**Exercise instructions**
Pull out every line below that holds the word "extern".

==========

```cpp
template <int BN, int NWN, int ABUFS>
static void launch_v3(const IgemmParams& p, int tiles_x, int tiles_y, int images, hipStream_t st) {
  constexpr size_t lds = ABUFS * (size_t)(23 * 1024) + 2 * (size_t)BN * 128 + (size_t)BN * 4;
  static bool attr_set = false;
  if (!attr_set) {
    (void)hipFuncSetAttribute(reinterpret_cast<const void*>(&igemm3m_kernel<BN, 4, NWN, ABUFS>),
                              hipFuncAttributeMaxDynamicSharedMemorySize, (int)lds);
    attr_set = true;
  }
  const dim3 grid((unsigned)(images * tiles_y * tiles_x), p.N / BN, 1);
  DCT_LAUNCH_FAM(DCT_FAM_IGEMM3M, DCT_PROF_IGEMM, (igemm3m_kernel<BN, 4, NWN, ABUFS>), grid, dim3(4 * NWN * 64), lds, st, p, tiles_x, tiles_y);
}

template <int BN, int NWN>
static void launch_v3_tall(const IgemmParams& p, int tiles_x, int tiles_y, int images, hipStream_t st) {
  constexpr size_t lds = (size_t)(41 * 1024) + 2 * (size_t)BN * 128 + (size_t)BN * 4;
  static bool attr_set = false;
  if (!attr_set) {
    (void)hipFuncSetAttribute(reinterpret_cast<const void*>(&igemm3m_tall_kernel<BN, 4, NWN>),
                              hipFuncAttributeMaxDynamicSharedMemorySize, (int)lds);
    attr_set = true;
  }
  const dim3 grid((unsigned)(images * tiles_y * tiles_x), p.N / BN, 1);
  DCT_LAUNCH_FAM(DCT_FAM_IGEMM3M, DCT_PROF_IGEMM, (igemm3m_tall_kernel<BN, 4, NWN>), grid, dim3(4 * NWN * 64), lds, st, p, tiles_x, tiles_y);
}

struct PlanP { int use, PR, tiles_per_img, splits, cps, ring; };
int g_tune_igemm_packed = 1;
int g_tune_igemm_packed_split = 160;
int g_tune_igemm_packed_fill = 50;
int g_tune_igemm_packed_min_slices = 4;
int g_tune_igemm_packed_splits = -1;
int g_tune_igemm_packed_ring = 1;
static PlanP make_plan_p(const dct_view* x, const dct_view* y, const dct_conv_desc* d, int dtype, int N) {
  PlanP pp = {0, 0, 0, 1, 0, 0};
  if (!g_tune_igemm_halo || !g_tune_igemm_packed || dtype != DCT_BF16 || d->R != 3 || d->S != 3 || d->stride != 1 || d->dil != 1 ||
      d->scatter2x2 || x->c % 64 || N % 128 || y->w > 126)
    return pp;
  const int Wo = y->w, Ho = y->h;
  int PR = 128 / Wo;
  const int by_lds = 192 / (Wo + 2) - 2;
  if (PR > by_lds) PR = by_lds;
  if (PR > Ho) PR = Ho;
  if (PR < 1) return pp;
  const int tiles = (Ho + PR - 1) / PR;
  if ((double)Ho * Wo / (tiles * 128.0) < g_tune_igemm_packed_fill * 0.01) return pp;
  const int nch = x->c / 64;
  const long long blocks0 = (long long)y->n * tiles * (N / 128);
  const int min_slices = g_tune_igemm_packed_min_slices;
  int splits = 1;
  if (g_tune_igemm_packed_splits >= 1) {
    splits = g_tune_igemm_packed_splits < nch ? g_tune_igemm_packed_splits : nch;
  } else if (blocks0 < g_tune_igemm_packed_split) {
    splits = (int)((g_tune_igemm_packed_split + 48 + blocks0 - 1) / blocks0);
    if (splits > nch) splits = nch;
    while (splits > 1 && nch / splits < min_slices) --splits;
  }
  if ((g_tune_igemm_packed_splits < 1 && nch / splits < min_slices) ||
      blocks0 * splits < (g_tune_igemm_packed_split < 256 ? g_tune_igemm_packed_split : 256))
    return pp;
  pp.cps = (nch + splits - 1) / splits;
  pp.splits = (nch + pp.cps - 1) / pp.cps;
  pp.use = 1; pp.PR = PR; pp.tiles_per_img = tiles;
  pp.ring = g_tune_igemm_packed_ring ? 1 : 0;
  return pp;
}
template <bool LEAN, bool RING = false>
static void launch_v3p_k(const IgemmParams& p, const PlanP& pp, dim3 grid, hipStream_t st) {
  constexpr size_t lds = RING ? (size_t)(24 * 1024) + 3 * (size_t)128 * 128 : 2 * (size_t)(24 * 1024) + 2 * (size_t)128 * 128;
  static_assert(lds <= 80 * 1024, "a second block must fit the CU's LDS");
  static bool attr_set = false;
  if (!attr_set) {
    (void)hipFuncSetAttribute(reinterpret_cast<const void*>(&igemm3p_kernel<128, 4, 2, LEAN, RING>),
                              hipFuncAttributeMaxDynamicSharedMemorySize, (int)lds);
    attr_set = true;
  }
  DCT_LAUNCH_FAM(DCT_FAM_IGEMM3P, DCT_PROF_IGEMM, (igemm3p_kernel<128, 4, 2, LEAN, RING>), grid, dim3(512), lds, st, p, pp.PR, pp.tiles_per_img, pp.cps);
}
int g_tune_igemm_xcd = 1;
static dim3 xcd_grid(IgemmParams& p, dim3 grid, bool per_tap) {
  p.xcd_total = 0; p.xcd_gx = p.xcd_gy = 1;
  const long long total = (long long)grid.x * grid.y * grid.z;
  const bool want = g_tune_igemm_xcd == 2 || (g_tune_igemm_xcd == 1 && per_tap && p.w_bytes > p.x_bytes);
  if (!want || total < 16 || total > (1 << 24)) return grid;
  p.xcd_gx = (int)grid.x; p.xcd_gy = (int)grid.y; p.xcd_total = (int)total;
  return dim3((unsigned)(((total + 7) / 8) * 8), 1, 1);
}
template <typename T>
static void fold_splits(const IgemmParams& p, int splits, hipStream_t st) {
  if (splits > 1)
    DCT_LAUNCH_FAM(DCT_FAM_FOLDS, DCT_PROF_IGEMM, (splitk_epilogue_kernel<T>), dim3(div_up((long long)p.M * (p.N / 4), 256)), dim3(256), 0, st, p, splits);
}
static int v3p_loop(const IgemmParams& p, const PlanP& pp) {
  if (!((g_tune_lean & 2) && p.x_bytes < (1ll << 31) && p.w_bytes < (1ll << 31))) return 0;
  return pp.ring ? 2 : 1;
}
static void launch_v3p(const IgemmParams& p0, const PlanP& pp, int images, hipStream_t st) {
  IgemmParams p = p0;
  const dim3 grid = xcd_grid(p, dim3((unsigned)(images * pp.tiles_per_img), p.N / 128, pp.splits), false);
  switch (v3p_loop(p, pp)) {
    case 2: launch_v3p_k<true, true>(p, pp, grid, st); break;
    case 1: launch_v3p_k<true>(p, pp, grid, st); break;
    default: launch_v3p_k<false>(p, pp, grid, st); break;
  }
  fold_splits<bf16_t>(p, pp.splits, st);
}

template <typename T>
static void launch(const IgemmParams& p0, const Plan& pl, hipStream_t st) {
  IgemmParams p = p0;
  dim3 grid(div_up(p.M, pl.bm), p.N / pl.bn, pl.splits);
  if (pl.v2) {
    grid = xcd_grid(p, grid, true);
    if (pl.bn == 128) {
      if (pl.bounds) launch_v2<128, 128, 4, 2, true>(p, grid, st); else launch_v2<128, 128, 4, 2, false>(p, grid, st);
    } else {
      if (pl.bounds) launch_v2<256, 64, 8, 1, true>(p, grid, st); else launch_v2<256, 64, 8, 1, false>(p, grid, st);
    }
  } else if (pl.bn == 128) {
    DCT_LAUNCH(DCT_PROF_IGEMM, (igemm_kernel<T, 128, 128>), grid, dim3(256), 0, st, p);
  } else {
    DCT_LAUNCH(DCT_PROF_IGEMM, (igemm_kernel<T, 64, 128>), grid, dim3(256), 0, st, p);
  }
  fold_splits<T>(p, pl.splits, st);
}

}

void dct_split_dw_db_launch(const float* partial, float* scratch, float* dw, float* db, int cout, int inner, int blocks, int accumulate, hipStream_t st);
size_t dct_split_dw_db_scratch(int cout, int inner);

void dct_relu_bits_launch(const void* y_bf16, unsigned char* bits, long long chunks, hipStream_t st) {
  DCT_LAUNCH(DCT_PROF_POINTWISE, relu_bits_kernel, dim3(div_up(chunks, 256)), dim3(256), 0, st, (const bf16_t*)y_bf16, bits, chunks);
}

enum Route { ROUTE_HALO, ROUTE_HALO_STEM, ROUTE_PACKED, ROUTE_TAP };
struct ConvPlan {
  Route route;
  Plan tap;
  PlanP packed;
  int bn, tiles_x, tiles_y; long long blocks; double cover;
  int th;
  int staged;
  int fused_pool;
  int bits_after;
  size_t workspace;
};
struct ConvPtrs { bool vec16; size_t workspace_bytes; };
static bool vec16_ok(const dct_view* v, int channels) {
  return !((uintptr_t)v->ptr & 15) && v->sw % 8 == 0 && v->sh % 8 == 0 && v->sn % 8 == 0 && channels % 8 == 0 && (long long)v->n * v->sn < (1ll << 31);
}
static bool bias16_ok(const float* bias) { return !bias || !((uintptr_t)bias & 15); }
static size_t slab_bytes(int splits, int M, int N) { return splits > 1 ? (size_t)splits * M * N * sizeof(float) : 0; }
// ... 89 lines not shown
    if (!mask || dtype != DCT_BF16 || !dense(mask) || mask->c != y->c || p.mask_channels != y->c || y->c % 8) return DCT_ERR_BAD_ARG;
    p.mask_bits = d->mask_bits;
  }
  if (d->relu_bits_out) {
    if (dtype != DCT_BF16 || !dense(y) || y->c % 8 || p.scatter || ((uintptr_t)y->ptr & 15)) return DCT_ERR_BAD_ARG;
    p.bits_out = d->relu_bits_out;
  }
  if (d->stem_x) {
    if (!d->stem_dw || !d->stem_db || ((uintptr_t)d->stem_x & 3)) return DCT_ERR_BAD_ARG;
    if (dtype != DCT_BF16 || y->c != 64 || x->c != 64 || d->R != 3 || d->S != 3 || d->stride != 1 || d->dil != 1 || p.scatter || d->accumulate ||
        d->relu || bias || !d->mask_bits || d->mask_scale != 1.f || d->pool_out || d->relu_bits_out || !g_tune_igemm_halo)
      return DCT_ERR_UNSUPPORTED;
  }
  if (d->pool_only && (!d->pool_out || d->relu_bits_out)) return DCT_ERR_BAD_ARG;
  if (d->pool_codes && !d->pool_out) return DCT_ERR_BAD_ARG;
  if (d->pool_out) {
    if (p.scatter || d->accumulate || mask || d->mask_bits || ((uintptr_t)d->pool_out & 15) || ((uintptr_t)d->pool_codes & 7) || y->c % 8) return DCT_ERR_BAD_ARG;
  }
  const ConvPtrs ptrs = {vec16_ok(y, y->c) && (!mask || vec16_ok(mask, p.mask_channels)) && bias16_ok(bias), workspace ? workspace_bytes : 0};
  ConvPlan cp;
  const int rc = plan_conv(x, y, d, dtype, &ptrs, cp);
  if (rc != DCT_OK) return rc;
  p.relu = d->relu; p.accumulate = d->accumulate;
  p.kiters = cp.tap.kiters; p.kiters_per_split = cp.tap.kiters_per_split;
  p.cin_iters = x->c / cp.tap.bk;
  p.staged = cp.staged;
  p.x_bytes = view_span(x) * esz;
  p.w_bytes = (long long)p.N * d->R * d->S * x->c * esz;
  p.xcd_gx = p.xcd_gy = 1;
  p.Hp = (y->h + 1) / 2; p.Wp = (y->w + 1) / 2;
  hipStream_t st = (hipStream_t)stream;
  switch (cp.route) {
    case ROUTE_HALO_STEM:
      p.stem_x = d->stem_x; p.stem_slab = (float*)workspace;
      launch_v3<64, 1, 1>(p, cp.tiles_x, cp.tiles_y, y->n, st);
      dct_split_dw_db_launch(p.stem_slab, p.stem_slab + cp.blocks * 640, d->stem_dw, d->stem_db, 64, 9, (int)cp.blocks, d->stem_accumulate, st);
      DCT_PLAN_NOTE("igemm3m shared-halo 8x16 patches x 64 ch: %lld blocks, stem weight gradient from the tile, y not stored", cp.blocks);
      break;
    case ROUTE_HALO:
      if (cp.fused_pool) { p.pool_y = (char*)d->pool_out; p.pool_codes = d->pool_codes; p.pool_only = d->pool_only ? 1 : 0; }
      if (cp.th == 16) {
        launch_v3_tall<128, 2>(p, cp.tiles_x, cp.tiles_y, y->n, st);
      } else if (cp.bn == 128) {
        if (x->c == 64) launch_v3<128, 2, 1>(p, cp.tiles_x, cp.tiles_y, y->n, st); else launch_v3<128, 2, 2>(p, cp.tiles_x, cp.tiles_y, y->n, st);
      } else launch_v3<64, 1, 1>(p, cp.tiles_x, cp.tiles_y, y->n, st);
      DCT_PLAN_NOTE("igemm3m shared-halo %dx16 patches x %d ch: %lld blocks, cover %.0f %%, %d K-steps%s", cp.th, cp.bn, cp.blocks, cp.cover * 100, 9 * x->c / 64,
                    p.pool_y ? (p.pool_only ? ", pooled in the epilogue, y not stored" : ", pooled in the epilogue") : "");
      break;
    case ROUTE_PACKED:
      if (cp.packed.splits > 1) p.partial = (float*)workspace;
      launch_v3p(p, cp.packed, y->n, st);
      DCT_PLAN_NOTE("igemm3p packed rows (%d rows of %d px per 128-px tile): %d x %d blocks x %d channel-slice splits%s", cp.packed.PR, p.Wo,
                    y->n * cp.packed.tiles_per_img, p.N / 128, cp.packed.splits,
                    v3p_loop(p, cp.packed) == 2 ? ", weight ring (three stages, two rounds ahead)" : "");
      break;
    case ROUTE_TAP:
      if (cp.tap.splits > 1) p.partial = (float*)workspace;
      if (dtype == DCT_BF16) launch<bf16_t>(p, cp.tap, st); else launch<float>(p, cp.tap, st);
      DCT_PLAN_NOTE("%s per-tap %d x %d tile%s: %lld tiles x %d splits, %d K-steps each%s", cp.tap.v2 ? "igemm2" : "igemm", cp.tap.bm, cp.tap.bn,
                    cp.tap.bounds ? " (bounds)" : "", cp.tap.tiles, cp.tap.splits, cp.tap.kiters_per_split, p.staged ? ", staged epilogue" : "");
      break;
  }
  if (cp.bits_after) dct_relu_bits_launch(y->ptr, p.bits_out, (long long)y->n * y->h * y->w * (y->c / 8), st);
  if (d->pool_out && !cp.fused_pool) {
    dct_view pv;
    pv.ptr = d->pool_out; pv.n = y->n; pv.h = p.Hp; pv.w = p.Wp; pv.c = y->c;
    pv.sw = y->c; pv.sh = (long long)p.Wp * y->c; pv.sn = (long long)p.Hp * p.Wp * y->c;
    const int rp = d->pool_codes ? dct_maxpool2x2_fwd_codes(y, &pv, d->pool_codes, dtype, stream) : dct_maxpool2x2_fwd(y, &pv, dtype, stream);
    if (rp != DCT_OK) return rp;
  }
  return dct_check_launch();
}


int dct_tune_set_wgrad(int knob, int value);
extern int g_enet_wgrad_max_blocks;
extern int g_enet_mfma;
extern int g_stem_dgrad_mfma;
extern int g_enet_mwgrad_waves;

extern "C" int dct_tune_set(int knob, int value) {
  switch (knob) {
    case DCT_TUNE_IGEMM_SPLIT: g_tune_igemm_split = value; return DCT_OK;
    case DCT_TUNE_IGEMM_HALO: g_tune_igemm_halo = value; return DCT_OK;
    case DCT_TUNE_IGEMM_PACKED: g_tune_igemm_packed = value; return DCT_OK;
    case DCT_TUNE_IGEMM_HALO_MIN_BLOCKS: g_tune_igemm_halo_min_blocks = value; return DCT_OK;
    case DCT_TUNE_IGEMM_HALO_COVER: g_tune_igemm_halo_cover = value; return DCT_OK;
    case DCT_DIAG_IGEMM_PACKED_MIN_SLICES: if (value < 1) return DCT_ERR_BAD_ARG; g_tune_igemm_packed_min_slices = value; return DCT_OK;
    case DCT_DIAG_IGEMM_PACKED_SPLITS: g_tune_igemm_packed_splits = value; return DCT_OK;
    case DCT_TUNE_IGEMM_PACKED_RING: if (value < 0 || value > 1) return DCT_ERR_BAD_ARG; g_tune_igemm_packed_ring = value; return DCT_OK;
    case DCT_TUNE_IGEMM_HALO_TALL: if (value < 0 || value > 2) return DCT_ERR_BAD_ARG; g_tune_igemm_halo_tall = value; return DCT_OK;
    case DCT_DIAG_IGEMM_HALO_TALL_MIN_BLOCKS: if (value < 1) return DCT_ERR_BAD_ARG; g_tune_igemm_halo_tall_min_blocks = value; return DCT_OK;
    case DCT_TUNE_IGEMM_SPLIT_TARGET: if (value < 64) return DCT_ERR_BAD_ARG; g_tune_igemm_split_target = value; return DCT_OK;
    case DCT_TUNE_ENET_MWGRAD_WAVES: if (value < 64) return DCT_ERR_BAD_ARG; g_enet_mwgrad_waves = value; return DCT_OK;
    case DCT_TUNE_ENET_MFMA: if (value < 0 || value > 3) return DCT_ERR_BAD_ARG; g_enet_mfma = value; return DCT_OK;
    case DCT_TUNE_IGEMM_PACKED_SPLIT: if (value < 1) return DCT_ERR_BAD_ARG; g_tune_igemm_packed_split = value; return DCT_OK;
    case DCT_TUNE_IGEMM_PACKED_FILL: if (value < 1 || value > 100) return DCT_ERR_BAD_ARG; g_tune_igemm_packed_fill = value; return DCT_OK;
    case DCT_TUNE_IGEMM_XCD: if (value < 0 || value > 2) return DCT_ERR_BAD_ARG; g_tune_igemm_xcd = value; return DCT_OK;
    case DCT_DIAG_SKIP_FAMILIES: g_dct_skip_families = value; return DCT_OK;
    case DCT_DIAG_IGEMM_POOL: g_tune_igemm_pool = value ? 1 : 0; return DCT_OK;
    case DCT_DIAG_STEM_DGRAD_MFMA: g_stem_dgrad_mfma = value ? 1 : 0; return DCT_OK;
    case DCT_DIAG_IGEMM_SPLIT_MAX_TILES: g_tune_igemm_split_max_tiles = value; return DCT_OK;
    case DCT_DIAG_IGEMM_SPLIT_MIN_KITERS: g_tune_igemm_split_min_kiters = value; return DCT_OK;
    case DCT_TUNE_ENET_WGRAD_BLOCKS: if (value < 1 || value > 1024) return DCT_ERR_BAD_ARG; g_enet_wgrad_max_blocks = value; return DCT_OK;
    default: return dct_tune_set_wgrad(knob, value);
  }
}
```

### deep-co-training-for-semi-supervised-image-segmentation_amd/csrc/igemm_common.h

```cpp
#pragma once
#include "dct_common.h"

namespace {

struct IgemmParams {
  const char* x; const char* w; const float* bias; const char* mask; char* y;
  const unsigned char* mask_bits;
  unsigned char* bits_out;
  float* partial;
  int M, N, Cin, R, S;
  int Ho, Wo, Hi, Wi;
  int stride, dil, pad_h, pad_w;
  long long xsN, xsH, xsW;
  long long ysN, ysH, ysW;
  long long msN, msH, msW;
  int relu, scatter, accumulate, mask_channels;
  float mask_scale;
  int kiters, kiters_per_split, cin_iters;
  int cout;
  int staged;
  long long x_bytes, w_bytes;
  char* pool_y;
  unsigned char* pool_codes;
  int Hp, Wp;
// ... 119 lines not shown
      union { unsigned char b[8]; uint2 w; } cd;
#pragma unroll
      for (int i = 0; i < 8; ++i) cd.b[i] = (unsigned char)(arg[i] | (m[i] > 0.f ? 4 : 0));
      dct_store8_stream(p.pool_codes + o, cd.w);
    }
  }
}
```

==========

**Answer to this task**
extern int g_enet_wgrad_max_blocks;
extern int g_enet_mfma;
extern int g_stem_dgrad_mfma;
extern int g_enet_mwgrad_waves;
extern "C" int dct_tune_set(int knob, int value) {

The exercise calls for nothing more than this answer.